* [Assignment]:
Your response should reproduce every line of the entries that contains the word "kTopCopies".

* [Collected data entries]:
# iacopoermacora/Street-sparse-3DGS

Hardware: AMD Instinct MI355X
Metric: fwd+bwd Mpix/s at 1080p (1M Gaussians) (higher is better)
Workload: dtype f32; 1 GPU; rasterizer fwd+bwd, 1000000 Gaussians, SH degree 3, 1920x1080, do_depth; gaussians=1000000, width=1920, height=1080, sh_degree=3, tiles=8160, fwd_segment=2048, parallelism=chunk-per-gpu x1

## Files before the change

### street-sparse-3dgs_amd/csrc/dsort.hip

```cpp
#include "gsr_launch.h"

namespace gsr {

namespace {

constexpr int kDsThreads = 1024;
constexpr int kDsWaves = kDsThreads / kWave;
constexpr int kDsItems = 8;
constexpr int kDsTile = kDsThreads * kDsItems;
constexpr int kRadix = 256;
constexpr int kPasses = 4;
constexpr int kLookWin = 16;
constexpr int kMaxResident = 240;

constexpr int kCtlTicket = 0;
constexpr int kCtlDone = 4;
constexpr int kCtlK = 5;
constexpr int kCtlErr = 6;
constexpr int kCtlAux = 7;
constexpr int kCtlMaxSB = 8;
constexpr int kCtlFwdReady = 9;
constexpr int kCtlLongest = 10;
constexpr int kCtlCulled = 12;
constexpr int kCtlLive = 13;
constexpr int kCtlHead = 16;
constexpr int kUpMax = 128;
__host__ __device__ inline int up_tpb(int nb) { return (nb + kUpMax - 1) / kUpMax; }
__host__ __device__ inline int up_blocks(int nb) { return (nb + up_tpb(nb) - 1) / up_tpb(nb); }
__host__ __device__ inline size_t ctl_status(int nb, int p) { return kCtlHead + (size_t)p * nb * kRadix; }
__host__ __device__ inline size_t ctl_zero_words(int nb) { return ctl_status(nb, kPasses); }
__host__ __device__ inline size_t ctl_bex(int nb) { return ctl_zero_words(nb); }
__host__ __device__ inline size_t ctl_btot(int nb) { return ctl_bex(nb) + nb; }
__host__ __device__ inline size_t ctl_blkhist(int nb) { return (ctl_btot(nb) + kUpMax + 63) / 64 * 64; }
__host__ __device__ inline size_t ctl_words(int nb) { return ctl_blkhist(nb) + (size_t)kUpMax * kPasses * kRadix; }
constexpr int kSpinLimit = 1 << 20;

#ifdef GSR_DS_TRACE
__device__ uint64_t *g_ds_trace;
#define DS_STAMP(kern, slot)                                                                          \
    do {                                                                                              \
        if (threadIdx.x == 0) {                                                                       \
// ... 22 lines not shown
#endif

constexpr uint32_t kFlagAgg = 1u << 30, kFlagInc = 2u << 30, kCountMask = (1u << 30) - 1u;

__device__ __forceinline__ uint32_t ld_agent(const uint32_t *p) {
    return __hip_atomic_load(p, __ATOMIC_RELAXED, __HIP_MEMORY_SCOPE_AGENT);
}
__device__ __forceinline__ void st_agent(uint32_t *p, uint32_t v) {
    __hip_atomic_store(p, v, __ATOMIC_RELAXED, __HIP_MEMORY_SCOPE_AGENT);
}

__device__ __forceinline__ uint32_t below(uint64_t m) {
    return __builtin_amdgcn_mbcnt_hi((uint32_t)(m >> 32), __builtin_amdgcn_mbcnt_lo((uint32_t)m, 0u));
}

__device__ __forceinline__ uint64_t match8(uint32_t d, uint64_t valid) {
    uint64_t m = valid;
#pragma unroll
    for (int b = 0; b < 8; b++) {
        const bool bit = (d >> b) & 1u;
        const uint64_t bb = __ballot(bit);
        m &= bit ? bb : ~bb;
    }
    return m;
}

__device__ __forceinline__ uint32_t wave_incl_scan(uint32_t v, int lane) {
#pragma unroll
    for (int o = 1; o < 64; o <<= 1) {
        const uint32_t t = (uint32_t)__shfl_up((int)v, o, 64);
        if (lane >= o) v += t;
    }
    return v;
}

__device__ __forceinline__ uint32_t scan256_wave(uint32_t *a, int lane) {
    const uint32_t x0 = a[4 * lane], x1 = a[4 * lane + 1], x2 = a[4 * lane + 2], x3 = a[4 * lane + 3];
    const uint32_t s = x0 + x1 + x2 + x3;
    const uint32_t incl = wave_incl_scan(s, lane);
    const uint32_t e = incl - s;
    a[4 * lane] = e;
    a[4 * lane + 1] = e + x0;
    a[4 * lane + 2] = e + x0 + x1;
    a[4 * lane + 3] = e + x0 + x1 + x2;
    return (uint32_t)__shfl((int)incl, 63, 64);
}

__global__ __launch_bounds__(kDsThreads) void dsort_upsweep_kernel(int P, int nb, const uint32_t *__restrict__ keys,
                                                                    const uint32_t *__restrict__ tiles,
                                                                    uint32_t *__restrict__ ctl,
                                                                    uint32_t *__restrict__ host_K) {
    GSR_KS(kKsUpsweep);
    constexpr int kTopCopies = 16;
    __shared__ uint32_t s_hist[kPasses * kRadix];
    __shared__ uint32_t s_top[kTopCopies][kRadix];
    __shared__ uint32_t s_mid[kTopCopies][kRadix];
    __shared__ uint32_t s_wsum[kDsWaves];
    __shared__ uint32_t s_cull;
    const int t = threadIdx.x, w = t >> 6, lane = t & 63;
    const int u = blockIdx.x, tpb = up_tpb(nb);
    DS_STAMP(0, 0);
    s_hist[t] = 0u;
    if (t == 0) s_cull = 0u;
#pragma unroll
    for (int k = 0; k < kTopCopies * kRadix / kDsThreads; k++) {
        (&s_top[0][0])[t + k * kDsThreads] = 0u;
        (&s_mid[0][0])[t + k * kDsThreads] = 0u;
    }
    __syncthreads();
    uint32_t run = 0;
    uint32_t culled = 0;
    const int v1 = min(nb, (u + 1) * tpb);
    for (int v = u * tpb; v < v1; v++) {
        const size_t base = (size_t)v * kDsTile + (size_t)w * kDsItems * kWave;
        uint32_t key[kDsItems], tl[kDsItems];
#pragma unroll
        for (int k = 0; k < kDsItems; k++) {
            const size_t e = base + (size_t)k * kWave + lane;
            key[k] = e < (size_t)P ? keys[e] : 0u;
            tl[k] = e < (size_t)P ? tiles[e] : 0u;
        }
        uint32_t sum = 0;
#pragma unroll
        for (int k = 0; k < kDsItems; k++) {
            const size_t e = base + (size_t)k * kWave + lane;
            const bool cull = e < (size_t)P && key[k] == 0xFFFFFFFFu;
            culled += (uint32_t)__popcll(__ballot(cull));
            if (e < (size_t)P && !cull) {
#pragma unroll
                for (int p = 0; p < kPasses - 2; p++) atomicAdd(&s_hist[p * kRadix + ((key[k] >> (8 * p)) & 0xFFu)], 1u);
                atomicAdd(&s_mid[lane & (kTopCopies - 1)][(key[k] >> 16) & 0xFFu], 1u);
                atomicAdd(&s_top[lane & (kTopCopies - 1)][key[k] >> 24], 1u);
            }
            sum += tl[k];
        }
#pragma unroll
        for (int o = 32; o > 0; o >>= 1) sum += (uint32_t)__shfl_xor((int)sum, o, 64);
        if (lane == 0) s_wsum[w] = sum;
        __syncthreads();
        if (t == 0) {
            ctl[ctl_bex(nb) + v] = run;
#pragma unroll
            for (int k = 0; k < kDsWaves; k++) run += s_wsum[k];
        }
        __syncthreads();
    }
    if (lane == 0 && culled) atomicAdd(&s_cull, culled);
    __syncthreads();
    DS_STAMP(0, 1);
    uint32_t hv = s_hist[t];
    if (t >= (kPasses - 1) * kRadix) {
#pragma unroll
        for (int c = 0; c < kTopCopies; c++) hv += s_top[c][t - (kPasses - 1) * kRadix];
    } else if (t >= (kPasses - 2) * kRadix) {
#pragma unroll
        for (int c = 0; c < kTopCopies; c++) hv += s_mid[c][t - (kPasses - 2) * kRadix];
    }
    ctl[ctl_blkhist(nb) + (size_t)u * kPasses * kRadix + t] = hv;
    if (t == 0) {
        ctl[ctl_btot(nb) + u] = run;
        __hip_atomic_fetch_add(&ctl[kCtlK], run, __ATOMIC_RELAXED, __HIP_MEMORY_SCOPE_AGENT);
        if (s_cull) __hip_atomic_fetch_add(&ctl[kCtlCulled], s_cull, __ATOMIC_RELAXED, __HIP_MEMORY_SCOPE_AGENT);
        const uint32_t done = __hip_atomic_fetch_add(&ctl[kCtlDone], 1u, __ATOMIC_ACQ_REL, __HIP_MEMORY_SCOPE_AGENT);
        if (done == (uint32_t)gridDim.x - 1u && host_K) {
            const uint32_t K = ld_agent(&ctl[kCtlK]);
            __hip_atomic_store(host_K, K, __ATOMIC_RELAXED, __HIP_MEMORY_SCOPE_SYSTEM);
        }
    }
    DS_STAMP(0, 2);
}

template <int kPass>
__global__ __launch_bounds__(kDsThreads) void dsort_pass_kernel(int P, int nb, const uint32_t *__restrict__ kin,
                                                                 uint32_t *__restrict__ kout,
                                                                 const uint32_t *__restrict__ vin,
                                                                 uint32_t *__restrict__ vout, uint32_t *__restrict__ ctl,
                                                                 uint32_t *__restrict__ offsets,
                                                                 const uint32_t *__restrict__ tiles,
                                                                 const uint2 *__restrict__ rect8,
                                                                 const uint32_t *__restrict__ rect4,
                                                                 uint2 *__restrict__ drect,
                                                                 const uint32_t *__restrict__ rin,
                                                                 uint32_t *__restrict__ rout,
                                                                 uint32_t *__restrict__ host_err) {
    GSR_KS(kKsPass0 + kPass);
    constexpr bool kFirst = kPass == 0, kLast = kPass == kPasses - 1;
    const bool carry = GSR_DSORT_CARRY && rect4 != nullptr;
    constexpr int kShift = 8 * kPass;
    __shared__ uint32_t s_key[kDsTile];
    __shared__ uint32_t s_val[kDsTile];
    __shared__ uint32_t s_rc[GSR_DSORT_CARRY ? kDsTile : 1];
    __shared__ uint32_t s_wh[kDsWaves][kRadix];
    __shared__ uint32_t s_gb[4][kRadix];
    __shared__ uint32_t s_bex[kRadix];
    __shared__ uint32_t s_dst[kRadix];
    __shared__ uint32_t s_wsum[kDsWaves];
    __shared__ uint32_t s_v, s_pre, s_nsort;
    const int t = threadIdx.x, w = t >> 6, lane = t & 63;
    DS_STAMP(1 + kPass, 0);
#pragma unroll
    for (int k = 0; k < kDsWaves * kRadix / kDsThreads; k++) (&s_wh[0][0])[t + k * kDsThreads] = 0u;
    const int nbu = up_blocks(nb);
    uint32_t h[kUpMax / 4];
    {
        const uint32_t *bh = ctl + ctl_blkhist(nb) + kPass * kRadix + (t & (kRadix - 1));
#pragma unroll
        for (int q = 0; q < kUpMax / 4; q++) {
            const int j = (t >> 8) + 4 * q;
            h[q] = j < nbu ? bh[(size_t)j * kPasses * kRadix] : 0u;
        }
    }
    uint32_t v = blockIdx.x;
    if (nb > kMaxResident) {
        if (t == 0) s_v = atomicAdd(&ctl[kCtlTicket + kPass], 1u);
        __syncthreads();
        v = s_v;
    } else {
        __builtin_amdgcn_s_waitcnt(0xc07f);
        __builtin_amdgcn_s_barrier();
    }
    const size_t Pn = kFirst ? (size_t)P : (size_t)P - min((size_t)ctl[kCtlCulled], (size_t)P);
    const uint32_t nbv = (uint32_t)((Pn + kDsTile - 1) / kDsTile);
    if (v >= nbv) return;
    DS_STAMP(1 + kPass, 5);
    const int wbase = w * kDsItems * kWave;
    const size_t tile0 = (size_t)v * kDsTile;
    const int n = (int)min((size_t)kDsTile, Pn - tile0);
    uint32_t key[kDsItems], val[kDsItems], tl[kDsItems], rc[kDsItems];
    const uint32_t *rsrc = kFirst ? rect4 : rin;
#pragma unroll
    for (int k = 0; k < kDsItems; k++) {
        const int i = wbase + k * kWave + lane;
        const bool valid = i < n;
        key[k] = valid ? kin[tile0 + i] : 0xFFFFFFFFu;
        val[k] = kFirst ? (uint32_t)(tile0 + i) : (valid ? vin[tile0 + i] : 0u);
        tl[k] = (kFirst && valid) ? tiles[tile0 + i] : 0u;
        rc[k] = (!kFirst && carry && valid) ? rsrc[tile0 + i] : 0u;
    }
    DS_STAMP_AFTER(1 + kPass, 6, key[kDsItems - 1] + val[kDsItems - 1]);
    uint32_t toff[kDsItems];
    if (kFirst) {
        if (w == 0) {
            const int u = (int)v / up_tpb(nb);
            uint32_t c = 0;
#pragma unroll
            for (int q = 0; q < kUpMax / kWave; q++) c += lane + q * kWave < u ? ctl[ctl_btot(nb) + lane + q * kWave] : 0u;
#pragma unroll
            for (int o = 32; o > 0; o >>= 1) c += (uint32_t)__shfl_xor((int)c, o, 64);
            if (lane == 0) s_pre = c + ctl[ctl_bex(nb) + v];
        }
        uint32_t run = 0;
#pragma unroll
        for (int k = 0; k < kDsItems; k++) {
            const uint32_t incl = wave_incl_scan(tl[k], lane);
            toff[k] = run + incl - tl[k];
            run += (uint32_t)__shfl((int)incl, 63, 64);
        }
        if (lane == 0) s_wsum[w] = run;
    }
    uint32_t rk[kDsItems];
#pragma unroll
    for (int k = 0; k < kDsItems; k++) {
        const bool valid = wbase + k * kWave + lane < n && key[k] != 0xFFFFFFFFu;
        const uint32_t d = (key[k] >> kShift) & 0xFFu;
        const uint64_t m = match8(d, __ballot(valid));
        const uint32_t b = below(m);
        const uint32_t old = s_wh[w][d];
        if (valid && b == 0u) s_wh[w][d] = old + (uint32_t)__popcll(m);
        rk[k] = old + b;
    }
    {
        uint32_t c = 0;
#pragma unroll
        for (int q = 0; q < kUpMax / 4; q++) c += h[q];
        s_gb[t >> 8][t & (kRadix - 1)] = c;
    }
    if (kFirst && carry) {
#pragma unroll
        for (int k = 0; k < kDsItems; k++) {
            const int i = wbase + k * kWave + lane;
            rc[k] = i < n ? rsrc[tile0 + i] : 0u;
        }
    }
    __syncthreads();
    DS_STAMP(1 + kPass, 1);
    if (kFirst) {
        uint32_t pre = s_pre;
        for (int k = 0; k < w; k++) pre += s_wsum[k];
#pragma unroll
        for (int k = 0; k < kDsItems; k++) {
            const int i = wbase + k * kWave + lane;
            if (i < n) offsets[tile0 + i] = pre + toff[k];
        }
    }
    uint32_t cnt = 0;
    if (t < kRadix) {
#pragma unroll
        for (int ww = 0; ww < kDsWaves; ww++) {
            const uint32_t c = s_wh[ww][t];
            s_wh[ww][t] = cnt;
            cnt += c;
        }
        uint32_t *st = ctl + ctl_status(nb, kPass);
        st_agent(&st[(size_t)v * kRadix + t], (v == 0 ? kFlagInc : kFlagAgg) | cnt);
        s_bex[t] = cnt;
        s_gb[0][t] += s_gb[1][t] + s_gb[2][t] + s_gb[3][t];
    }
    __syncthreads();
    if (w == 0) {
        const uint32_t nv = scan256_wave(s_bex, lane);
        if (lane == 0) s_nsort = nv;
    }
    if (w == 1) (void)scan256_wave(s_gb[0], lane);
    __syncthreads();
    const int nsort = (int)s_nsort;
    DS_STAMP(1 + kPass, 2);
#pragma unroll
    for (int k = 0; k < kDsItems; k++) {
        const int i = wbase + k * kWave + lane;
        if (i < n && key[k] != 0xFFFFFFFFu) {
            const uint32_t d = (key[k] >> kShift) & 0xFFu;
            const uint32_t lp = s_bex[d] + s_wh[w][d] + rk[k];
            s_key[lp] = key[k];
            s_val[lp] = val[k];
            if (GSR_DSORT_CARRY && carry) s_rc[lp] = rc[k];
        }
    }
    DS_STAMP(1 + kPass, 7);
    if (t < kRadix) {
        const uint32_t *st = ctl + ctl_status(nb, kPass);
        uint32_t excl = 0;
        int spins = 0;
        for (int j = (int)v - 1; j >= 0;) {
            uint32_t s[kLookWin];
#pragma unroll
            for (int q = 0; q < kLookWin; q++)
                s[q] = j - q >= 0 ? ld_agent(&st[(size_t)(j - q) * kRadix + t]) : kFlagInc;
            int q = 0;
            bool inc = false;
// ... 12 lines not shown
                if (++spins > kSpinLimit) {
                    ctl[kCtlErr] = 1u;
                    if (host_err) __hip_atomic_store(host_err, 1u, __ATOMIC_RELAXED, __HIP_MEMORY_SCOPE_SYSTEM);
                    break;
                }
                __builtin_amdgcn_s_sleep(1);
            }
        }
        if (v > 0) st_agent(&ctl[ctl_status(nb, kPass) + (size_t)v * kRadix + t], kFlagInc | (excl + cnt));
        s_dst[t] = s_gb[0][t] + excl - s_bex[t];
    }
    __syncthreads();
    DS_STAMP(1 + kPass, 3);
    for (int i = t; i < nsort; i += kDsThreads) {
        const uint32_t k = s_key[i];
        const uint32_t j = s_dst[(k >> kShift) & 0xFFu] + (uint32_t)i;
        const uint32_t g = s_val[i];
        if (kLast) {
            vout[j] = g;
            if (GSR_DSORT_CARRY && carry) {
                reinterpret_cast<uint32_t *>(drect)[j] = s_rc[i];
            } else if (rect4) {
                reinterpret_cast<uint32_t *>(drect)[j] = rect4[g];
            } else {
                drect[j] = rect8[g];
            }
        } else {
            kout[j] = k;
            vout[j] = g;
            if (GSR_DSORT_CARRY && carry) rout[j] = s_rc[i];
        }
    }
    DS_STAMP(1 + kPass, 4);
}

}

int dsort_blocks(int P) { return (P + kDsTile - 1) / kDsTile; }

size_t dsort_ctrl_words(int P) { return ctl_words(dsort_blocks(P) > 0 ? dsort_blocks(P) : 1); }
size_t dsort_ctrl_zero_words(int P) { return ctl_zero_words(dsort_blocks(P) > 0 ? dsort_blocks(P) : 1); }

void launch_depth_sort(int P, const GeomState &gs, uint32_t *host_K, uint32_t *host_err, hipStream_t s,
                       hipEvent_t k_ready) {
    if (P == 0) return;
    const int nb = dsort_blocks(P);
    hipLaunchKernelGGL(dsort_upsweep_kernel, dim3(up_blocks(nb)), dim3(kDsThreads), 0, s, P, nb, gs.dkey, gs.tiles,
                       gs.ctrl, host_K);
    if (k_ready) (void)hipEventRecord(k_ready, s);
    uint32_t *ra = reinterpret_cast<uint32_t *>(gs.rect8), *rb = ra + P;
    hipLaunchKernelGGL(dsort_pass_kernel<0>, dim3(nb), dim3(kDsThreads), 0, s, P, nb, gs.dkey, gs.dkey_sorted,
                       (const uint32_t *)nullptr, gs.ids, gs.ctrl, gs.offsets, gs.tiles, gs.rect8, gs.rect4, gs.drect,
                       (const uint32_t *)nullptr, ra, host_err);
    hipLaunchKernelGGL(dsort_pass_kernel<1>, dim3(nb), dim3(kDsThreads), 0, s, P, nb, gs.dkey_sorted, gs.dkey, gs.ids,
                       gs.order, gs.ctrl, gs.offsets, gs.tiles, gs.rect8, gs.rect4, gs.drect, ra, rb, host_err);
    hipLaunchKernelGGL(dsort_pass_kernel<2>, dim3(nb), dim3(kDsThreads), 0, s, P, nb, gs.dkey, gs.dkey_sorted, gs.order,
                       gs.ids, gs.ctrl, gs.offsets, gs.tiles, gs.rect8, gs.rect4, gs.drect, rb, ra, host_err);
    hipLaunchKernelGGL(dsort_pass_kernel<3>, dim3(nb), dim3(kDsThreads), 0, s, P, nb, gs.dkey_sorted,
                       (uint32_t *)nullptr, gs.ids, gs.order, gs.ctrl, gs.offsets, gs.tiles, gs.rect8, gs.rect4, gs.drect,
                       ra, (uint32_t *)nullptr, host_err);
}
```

* [Task solution]:
    constexpr int kTopCopies = 16;
    __shared__ uint32_t s_top[kTopCopies][kRadix];
    __shared__ uint32_t s_mid[kTopCopies][kRadix];
    for (int k = 0; k < kTopCopies * kRadix / kDsThreads; k++) {
                atomicAdd(&s_mid[lane & (kTopCopies - 1)][(key[k] >> 16) & 0xFFu], 1u);
                atomicAdd(&s_top[lane & (kTopCopies - 1)][key[k] >> 24], 1u);
        for (int c = 0; c < kTopCopies; c++) hv += s_top[c][t - (kPasses - 1) * kRadix];
        for (int c = 0; c < kTopCopies; c++) hv += s_mid[c][t - (kPasses - 2) * kRadix];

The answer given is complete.